#### WHAT IS EXPECTED
In the entries below, find each line with the word "spill" and pull it out.

+++ RECORDS PROVIDED

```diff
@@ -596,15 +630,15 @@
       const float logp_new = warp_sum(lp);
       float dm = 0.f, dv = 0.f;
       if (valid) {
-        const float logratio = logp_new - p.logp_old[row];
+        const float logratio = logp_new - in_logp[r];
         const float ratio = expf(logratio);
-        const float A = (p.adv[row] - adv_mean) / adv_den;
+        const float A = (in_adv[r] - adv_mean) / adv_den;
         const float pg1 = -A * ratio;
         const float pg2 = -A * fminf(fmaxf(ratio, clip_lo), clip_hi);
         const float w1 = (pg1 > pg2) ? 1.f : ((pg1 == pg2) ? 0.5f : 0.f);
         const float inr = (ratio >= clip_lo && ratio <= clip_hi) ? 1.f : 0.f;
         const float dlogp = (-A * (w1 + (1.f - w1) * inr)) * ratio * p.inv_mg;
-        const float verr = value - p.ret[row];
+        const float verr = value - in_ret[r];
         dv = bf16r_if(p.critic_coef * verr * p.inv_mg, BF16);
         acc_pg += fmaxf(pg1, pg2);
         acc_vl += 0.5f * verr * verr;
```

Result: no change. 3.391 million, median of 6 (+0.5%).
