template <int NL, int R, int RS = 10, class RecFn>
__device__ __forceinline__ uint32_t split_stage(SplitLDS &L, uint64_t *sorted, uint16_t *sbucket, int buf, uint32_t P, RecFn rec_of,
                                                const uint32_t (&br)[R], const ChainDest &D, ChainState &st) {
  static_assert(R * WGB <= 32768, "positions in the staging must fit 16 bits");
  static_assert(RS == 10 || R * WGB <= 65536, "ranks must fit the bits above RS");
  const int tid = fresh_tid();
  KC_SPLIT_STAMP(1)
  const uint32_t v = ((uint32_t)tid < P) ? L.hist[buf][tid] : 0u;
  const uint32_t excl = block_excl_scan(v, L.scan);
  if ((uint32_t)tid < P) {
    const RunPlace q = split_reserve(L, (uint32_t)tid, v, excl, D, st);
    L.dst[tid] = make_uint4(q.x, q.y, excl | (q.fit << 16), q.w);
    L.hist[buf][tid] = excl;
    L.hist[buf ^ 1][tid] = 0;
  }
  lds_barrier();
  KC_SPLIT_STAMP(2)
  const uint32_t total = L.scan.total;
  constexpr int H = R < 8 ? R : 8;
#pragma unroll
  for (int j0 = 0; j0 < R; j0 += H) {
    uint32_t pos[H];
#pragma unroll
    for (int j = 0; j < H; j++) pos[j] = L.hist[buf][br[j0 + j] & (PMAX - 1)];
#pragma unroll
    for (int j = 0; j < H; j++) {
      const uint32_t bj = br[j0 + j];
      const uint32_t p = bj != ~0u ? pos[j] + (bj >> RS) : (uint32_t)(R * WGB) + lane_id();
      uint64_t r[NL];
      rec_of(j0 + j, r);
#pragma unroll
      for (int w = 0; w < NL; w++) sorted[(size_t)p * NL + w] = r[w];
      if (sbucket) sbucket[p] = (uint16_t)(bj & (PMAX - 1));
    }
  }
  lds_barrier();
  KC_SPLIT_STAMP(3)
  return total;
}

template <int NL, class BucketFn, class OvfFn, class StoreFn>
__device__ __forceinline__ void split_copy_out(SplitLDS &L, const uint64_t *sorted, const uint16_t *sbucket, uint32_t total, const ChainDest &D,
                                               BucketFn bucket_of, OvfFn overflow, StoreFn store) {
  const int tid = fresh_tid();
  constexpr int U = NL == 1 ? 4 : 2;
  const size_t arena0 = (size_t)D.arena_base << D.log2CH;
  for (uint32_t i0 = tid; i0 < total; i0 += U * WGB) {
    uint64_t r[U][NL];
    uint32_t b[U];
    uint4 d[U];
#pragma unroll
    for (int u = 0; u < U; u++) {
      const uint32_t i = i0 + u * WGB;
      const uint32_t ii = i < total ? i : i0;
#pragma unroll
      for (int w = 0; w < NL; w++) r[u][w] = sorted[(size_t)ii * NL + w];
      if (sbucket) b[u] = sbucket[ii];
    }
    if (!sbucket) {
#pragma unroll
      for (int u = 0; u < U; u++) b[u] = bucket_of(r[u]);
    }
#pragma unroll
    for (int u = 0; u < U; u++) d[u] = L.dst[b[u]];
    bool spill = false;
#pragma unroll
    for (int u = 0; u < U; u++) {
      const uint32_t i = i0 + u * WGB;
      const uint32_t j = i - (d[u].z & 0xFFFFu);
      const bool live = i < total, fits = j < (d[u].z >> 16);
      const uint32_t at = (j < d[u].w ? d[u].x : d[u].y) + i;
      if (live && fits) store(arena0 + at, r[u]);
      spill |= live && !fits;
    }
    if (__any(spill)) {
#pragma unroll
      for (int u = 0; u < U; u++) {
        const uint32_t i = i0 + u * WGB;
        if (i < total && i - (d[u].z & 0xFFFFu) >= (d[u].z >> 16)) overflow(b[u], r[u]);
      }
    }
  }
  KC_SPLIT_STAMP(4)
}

++++++

#### SOLUTION FOR THIS PROBLEM
    bool spill = false;
      spill |= live && !fits;
    if (__any(spill)) {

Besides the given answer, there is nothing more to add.